>>>>>

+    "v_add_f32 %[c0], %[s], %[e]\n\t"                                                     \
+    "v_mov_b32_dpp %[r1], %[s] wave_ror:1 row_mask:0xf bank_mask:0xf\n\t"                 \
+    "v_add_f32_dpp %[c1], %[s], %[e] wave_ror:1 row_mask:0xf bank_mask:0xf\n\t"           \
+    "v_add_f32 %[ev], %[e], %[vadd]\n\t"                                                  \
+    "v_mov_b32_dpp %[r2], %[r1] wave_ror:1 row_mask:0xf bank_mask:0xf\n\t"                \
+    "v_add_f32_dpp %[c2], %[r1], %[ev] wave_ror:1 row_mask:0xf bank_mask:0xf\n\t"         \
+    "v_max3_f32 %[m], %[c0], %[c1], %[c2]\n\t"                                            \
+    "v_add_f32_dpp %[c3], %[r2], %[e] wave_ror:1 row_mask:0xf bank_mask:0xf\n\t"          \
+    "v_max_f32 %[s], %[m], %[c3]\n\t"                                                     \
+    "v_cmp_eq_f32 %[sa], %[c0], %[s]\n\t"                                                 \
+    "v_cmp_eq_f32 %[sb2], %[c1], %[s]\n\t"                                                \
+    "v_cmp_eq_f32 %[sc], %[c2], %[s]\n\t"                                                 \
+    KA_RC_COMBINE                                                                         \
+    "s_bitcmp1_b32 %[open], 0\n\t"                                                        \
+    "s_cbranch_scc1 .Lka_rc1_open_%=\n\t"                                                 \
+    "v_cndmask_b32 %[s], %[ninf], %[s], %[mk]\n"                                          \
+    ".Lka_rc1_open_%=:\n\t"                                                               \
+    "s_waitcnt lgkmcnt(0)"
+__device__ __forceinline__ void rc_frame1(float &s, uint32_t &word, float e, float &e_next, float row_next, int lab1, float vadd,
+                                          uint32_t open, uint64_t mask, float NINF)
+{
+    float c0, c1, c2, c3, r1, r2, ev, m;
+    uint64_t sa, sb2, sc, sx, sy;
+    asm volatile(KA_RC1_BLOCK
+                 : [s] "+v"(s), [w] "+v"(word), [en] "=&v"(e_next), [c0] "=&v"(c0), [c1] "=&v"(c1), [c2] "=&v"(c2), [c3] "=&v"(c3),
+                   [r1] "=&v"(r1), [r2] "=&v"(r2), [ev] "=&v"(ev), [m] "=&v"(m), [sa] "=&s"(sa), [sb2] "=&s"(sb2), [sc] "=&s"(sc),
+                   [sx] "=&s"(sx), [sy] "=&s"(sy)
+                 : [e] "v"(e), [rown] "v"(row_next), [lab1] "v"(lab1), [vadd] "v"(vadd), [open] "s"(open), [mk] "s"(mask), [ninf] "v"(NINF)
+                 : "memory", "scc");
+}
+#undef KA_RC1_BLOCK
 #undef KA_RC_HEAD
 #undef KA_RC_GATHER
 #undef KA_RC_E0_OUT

<<<<<
>>>>>

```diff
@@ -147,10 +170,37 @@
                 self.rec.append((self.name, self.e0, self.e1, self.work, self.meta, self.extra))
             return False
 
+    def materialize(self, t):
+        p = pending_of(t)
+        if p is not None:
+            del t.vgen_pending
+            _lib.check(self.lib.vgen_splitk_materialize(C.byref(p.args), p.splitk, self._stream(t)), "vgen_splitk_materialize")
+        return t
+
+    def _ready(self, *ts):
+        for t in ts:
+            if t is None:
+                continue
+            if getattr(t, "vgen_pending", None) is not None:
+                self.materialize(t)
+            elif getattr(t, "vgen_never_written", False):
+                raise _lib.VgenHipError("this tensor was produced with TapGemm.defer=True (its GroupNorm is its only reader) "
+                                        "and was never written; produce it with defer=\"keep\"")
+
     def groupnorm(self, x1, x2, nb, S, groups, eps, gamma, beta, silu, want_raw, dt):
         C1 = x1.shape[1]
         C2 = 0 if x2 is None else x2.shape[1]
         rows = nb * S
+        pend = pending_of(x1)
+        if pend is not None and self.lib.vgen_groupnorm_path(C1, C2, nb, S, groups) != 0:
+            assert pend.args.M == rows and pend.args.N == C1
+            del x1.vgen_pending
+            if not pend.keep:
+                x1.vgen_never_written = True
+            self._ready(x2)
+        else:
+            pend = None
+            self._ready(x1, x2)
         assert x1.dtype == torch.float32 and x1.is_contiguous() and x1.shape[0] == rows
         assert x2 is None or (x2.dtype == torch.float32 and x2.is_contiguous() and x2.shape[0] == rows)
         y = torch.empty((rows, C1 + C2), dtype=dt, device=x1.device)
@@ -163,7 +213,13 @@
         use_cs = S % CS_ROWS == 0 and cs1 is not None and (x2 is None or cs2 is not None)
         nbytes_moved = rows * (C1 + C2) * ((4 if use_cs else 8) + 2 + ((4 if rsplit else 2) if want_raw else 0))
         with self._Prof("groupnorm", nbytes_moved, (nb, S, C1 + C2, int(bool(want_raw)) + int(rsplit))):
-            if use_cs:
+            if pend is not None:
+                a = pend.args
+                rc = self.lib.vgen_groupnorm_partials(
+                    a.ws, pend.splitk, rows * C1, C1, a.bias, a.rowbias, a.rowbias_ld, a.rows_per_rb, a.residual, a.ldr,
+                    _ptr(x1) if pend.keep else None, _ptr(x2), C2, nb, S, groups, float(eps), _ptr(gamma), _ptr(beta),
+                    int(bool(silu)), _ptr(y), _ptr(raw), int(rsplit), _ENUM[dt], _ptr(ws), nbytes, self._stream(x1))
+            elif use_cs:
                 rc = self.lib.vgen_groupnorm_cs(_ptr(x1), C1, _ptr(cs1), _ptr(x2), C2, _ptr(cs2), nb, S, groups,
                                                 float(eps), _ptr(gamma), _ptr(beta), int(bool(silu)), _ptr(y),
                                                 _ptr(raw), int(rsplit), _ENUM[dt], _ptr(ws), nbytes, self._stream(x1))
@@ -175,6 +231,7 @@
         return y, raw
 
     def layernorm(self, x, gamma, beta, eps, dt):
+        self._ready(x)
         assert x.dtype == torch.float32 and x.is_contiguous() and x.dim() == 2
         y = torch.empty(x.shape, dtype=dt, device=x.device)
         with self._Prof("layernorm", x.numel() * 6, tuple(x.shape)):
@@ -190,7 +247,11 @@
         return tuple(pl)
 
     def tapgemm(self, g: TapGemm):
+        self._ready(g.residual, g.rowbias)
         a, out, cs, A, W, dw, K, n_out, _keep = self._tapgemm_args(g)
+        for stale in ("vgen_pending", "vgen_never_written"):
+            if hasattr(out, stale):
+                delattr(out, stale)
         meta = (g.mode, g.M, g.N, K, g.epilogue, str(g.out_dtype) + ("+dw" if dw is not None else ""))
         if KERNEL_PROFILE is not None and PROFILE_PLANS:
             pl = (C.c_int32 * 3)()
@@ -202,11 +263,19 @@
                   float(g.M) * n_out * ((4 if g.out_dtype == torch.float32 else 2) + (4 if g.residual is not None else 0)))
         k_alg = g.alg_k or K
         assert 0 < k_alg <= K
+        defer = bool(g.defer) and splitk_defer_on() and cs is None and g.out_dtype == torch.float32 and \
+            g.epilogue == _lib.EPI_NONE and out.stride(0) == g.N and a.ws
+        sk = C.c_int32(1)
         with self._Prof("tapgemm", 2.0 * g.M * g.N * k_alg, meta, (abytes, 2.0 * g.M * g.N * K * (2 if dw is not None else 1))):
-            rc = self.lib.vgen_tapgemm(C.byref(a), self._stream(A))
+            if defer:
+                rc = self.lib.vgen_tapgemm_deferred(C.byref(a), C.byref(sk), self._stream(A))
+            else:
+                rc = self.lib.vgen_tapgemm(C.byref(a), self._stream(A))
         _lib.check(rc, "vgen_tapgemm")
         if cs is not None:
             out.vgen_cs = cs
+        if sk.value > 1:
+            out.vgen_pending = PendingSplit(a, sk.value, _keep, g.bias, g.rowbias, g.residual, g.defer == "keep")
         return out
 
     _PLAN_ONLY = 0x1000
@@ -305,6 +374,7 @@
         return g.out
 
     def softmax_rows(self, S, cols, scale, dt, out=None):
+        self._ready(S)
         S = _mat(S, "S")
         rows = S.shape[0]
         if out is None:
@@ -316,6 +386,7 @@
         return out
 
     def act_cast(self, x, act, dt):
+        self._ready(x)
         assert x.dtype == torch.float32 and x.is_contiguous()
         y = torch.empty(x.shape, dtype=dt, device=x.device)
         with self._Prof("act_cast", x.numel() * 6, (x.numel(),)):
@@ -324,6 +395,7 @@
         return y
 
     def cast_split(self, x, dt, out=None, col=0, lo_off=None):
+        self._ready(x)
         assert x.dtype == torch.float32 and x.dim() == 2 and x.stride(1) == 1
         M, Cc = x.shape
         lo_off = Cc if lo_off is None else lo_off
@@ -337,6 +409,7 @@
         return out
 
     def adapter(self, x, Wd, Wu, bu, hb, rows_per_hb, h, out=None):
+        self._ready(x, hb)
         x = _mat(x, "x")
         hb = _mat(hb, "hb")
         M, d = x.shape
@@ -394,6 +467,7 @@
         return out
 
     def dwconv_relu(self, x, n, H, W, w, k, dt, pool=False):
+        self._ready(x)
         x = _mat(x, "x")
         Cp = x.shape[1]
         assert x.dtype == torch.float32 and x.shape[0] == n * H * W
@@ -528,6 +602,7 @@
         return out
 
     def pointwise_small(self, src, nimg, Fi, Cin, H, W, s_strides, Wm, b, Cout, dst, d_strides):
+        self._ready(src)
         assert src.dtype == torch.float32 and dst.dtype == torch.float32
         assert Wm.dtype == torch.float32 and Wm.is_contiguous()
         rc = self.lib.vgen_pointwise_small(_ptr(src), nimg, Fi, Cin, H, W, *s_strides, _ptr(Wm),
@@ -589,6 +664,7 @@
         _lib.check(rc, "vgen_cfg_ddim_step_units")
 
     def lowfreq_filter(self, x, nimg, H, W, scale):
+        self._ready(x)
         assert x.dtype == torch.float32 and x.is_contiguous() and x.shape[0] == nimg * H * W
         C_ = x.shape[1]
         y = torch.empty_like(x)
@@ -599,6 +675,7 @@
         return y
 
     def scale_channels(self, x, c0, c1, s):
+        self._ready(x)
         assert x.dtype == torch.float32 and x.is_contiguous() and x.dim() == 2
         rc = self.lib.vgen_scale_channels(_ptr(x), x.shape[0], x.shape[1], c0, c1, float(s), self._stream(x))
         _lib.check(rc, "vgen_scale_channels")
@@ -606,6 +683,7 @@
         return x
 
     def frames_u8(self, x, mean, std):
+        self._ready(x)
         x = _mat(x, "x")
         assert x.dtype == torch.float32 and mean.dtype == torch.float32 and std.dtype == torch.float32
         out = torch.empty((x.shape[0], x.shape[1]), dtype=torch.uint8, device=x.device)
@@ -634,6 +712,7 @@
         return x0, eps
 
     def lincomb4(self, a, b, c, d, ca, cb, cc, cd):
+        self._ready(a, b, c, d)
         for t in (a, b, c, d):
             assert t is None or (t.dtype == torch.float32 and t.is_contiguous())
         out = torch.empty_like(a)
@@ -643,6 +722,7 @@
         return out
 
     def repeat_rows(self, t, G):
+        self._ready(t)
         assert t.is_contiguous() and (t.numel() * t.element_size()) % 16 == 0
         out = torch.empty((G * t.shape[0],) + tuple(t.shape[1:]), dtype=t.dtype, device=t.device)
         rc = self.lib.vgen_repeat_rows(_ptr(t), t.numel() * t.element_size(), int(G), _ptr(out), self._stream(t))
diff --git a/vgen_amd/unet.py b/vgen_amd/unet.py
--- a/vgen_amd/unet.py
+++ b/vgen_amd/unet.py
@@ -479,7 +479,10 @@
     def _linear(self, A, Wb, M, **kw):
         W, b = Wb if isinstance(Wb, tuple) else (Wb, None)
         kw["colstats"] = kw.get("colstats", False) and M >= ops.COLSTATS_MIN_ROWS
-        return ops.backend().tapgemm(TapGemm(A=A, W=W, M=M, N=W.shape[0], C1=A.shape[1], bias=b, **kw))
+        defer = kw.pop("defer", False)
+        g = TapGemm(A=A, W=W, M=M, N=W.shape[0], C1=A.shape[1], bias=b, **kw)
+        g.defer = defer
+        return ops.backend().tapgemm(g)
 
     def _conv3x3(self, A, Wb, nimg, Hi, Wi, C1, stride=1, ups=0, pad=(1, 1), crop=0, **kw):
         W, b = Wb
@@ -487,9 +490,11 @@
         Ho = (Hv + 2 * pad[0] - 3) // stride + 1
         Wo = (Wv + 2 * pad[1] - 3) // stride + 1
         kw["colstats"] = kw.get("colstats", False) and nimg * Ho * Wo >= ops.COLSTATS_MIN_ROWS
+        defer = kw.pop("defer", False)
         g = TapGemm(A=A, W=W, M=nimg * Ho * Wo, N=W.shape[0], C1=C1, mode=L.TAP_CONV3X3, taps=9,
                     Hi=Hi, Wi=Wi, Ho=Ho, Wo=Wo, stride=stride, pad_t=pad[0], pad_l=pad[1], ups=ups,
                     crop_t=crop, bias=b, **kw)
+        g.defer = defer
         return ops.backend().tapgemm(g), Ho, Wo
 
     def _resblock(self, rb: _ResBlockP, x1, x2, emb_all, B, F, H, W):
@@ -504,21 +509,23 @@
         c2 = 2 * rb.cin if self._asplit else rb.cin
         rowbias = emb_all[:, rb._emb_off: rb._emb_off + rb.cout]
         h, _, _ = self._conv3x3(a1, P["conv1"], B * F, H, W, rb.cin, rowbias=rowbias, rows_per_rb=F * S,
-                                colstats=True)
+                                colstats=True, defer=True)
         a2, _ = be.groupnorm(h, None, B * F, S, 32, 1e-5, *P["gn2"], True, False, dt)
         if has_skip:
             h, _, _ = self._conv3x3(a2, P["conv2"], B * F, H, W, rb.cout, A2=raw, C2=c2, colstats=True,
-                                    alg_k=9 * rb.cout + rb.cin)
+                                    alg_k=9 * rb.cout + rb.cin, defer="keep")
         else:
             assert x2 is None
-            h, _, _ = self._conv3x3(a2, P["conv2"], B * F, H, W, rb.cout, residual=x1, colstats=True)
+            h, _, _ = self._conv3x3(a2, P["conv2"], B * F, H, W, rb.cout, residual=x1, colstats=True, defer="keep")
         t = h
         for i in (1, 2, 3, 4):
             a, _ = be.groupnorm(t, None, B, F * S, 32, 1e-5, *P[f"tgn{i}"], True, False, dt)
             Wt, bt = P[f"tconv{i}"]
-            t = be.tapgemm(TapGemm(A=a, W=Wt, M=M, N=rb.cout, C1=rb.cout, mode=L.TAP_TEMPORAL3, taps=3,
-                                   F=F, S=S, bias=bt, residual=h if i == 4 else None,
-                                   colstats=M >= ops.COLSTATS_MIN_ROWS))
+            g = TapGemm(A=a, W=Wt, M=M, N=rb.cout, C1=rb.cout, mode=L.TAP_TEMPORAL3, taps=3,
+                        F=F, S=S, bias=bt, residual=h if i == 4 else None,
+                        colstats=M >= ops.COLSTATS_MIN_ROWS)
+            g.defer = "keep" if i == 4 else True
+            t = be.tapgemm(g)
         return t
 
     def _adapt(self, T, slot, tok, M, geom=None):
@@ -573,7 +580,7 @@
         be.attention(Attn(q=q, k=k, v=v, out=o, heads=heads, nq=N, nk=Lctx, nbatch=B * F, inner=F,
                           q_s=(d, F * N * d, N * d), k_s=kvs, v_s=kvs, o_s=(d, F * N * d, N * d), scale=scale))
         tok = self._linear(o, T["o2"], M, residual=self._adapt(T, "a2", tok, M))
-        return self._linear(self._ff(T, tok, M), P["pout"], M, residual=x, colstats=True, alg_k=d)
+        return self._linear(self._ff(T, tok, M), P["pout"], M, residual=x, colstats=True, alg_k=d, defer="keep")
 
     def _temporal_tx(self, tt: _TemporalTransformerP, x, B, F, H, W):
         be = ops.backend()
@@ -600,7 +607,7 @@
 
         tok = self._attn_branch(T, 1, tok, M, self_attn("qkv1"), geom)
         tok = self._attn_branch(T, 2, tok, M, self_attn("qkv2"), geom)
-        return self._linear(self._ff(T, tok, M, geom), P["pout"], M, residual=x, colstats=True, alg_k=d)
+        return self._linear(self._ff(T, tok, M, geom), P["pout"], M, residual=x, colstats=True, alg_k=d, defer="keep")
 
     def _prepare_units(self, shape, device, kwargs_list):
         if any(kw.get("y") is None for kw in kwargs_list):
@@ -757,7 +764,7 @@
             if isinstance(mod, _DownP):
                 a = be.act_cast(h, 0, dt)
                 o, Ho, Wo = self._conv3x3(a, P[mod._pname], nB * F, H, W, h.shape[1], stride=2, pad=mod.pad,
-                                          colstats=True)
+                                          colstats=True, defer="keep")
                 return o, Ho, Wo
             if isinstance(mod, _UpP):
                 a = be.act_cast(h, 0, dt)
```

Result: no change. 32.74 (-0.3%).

<<<<<

Sift the material for lines with the string "bool". Copy each one found.

         with self._Prof("groupnorm", nbytes_moved, (nb, S, C1 + C2, int(bool(want_raw)) + int(rsplit))):
+                    int(bool(silu)), _ptr(y), _ptr(raw), int(rsplit), _ENUM[dt], _ptr(ws), nbytes, self._stream(x1))
                                                 float(eps), _ptr(gamma), _ptr(beta), int(bool(silu)), _ptr(y),
+        defer = bool(g.defer) and splitk_defer_on() and cs is None and g.out_dtype == torch.float32 and \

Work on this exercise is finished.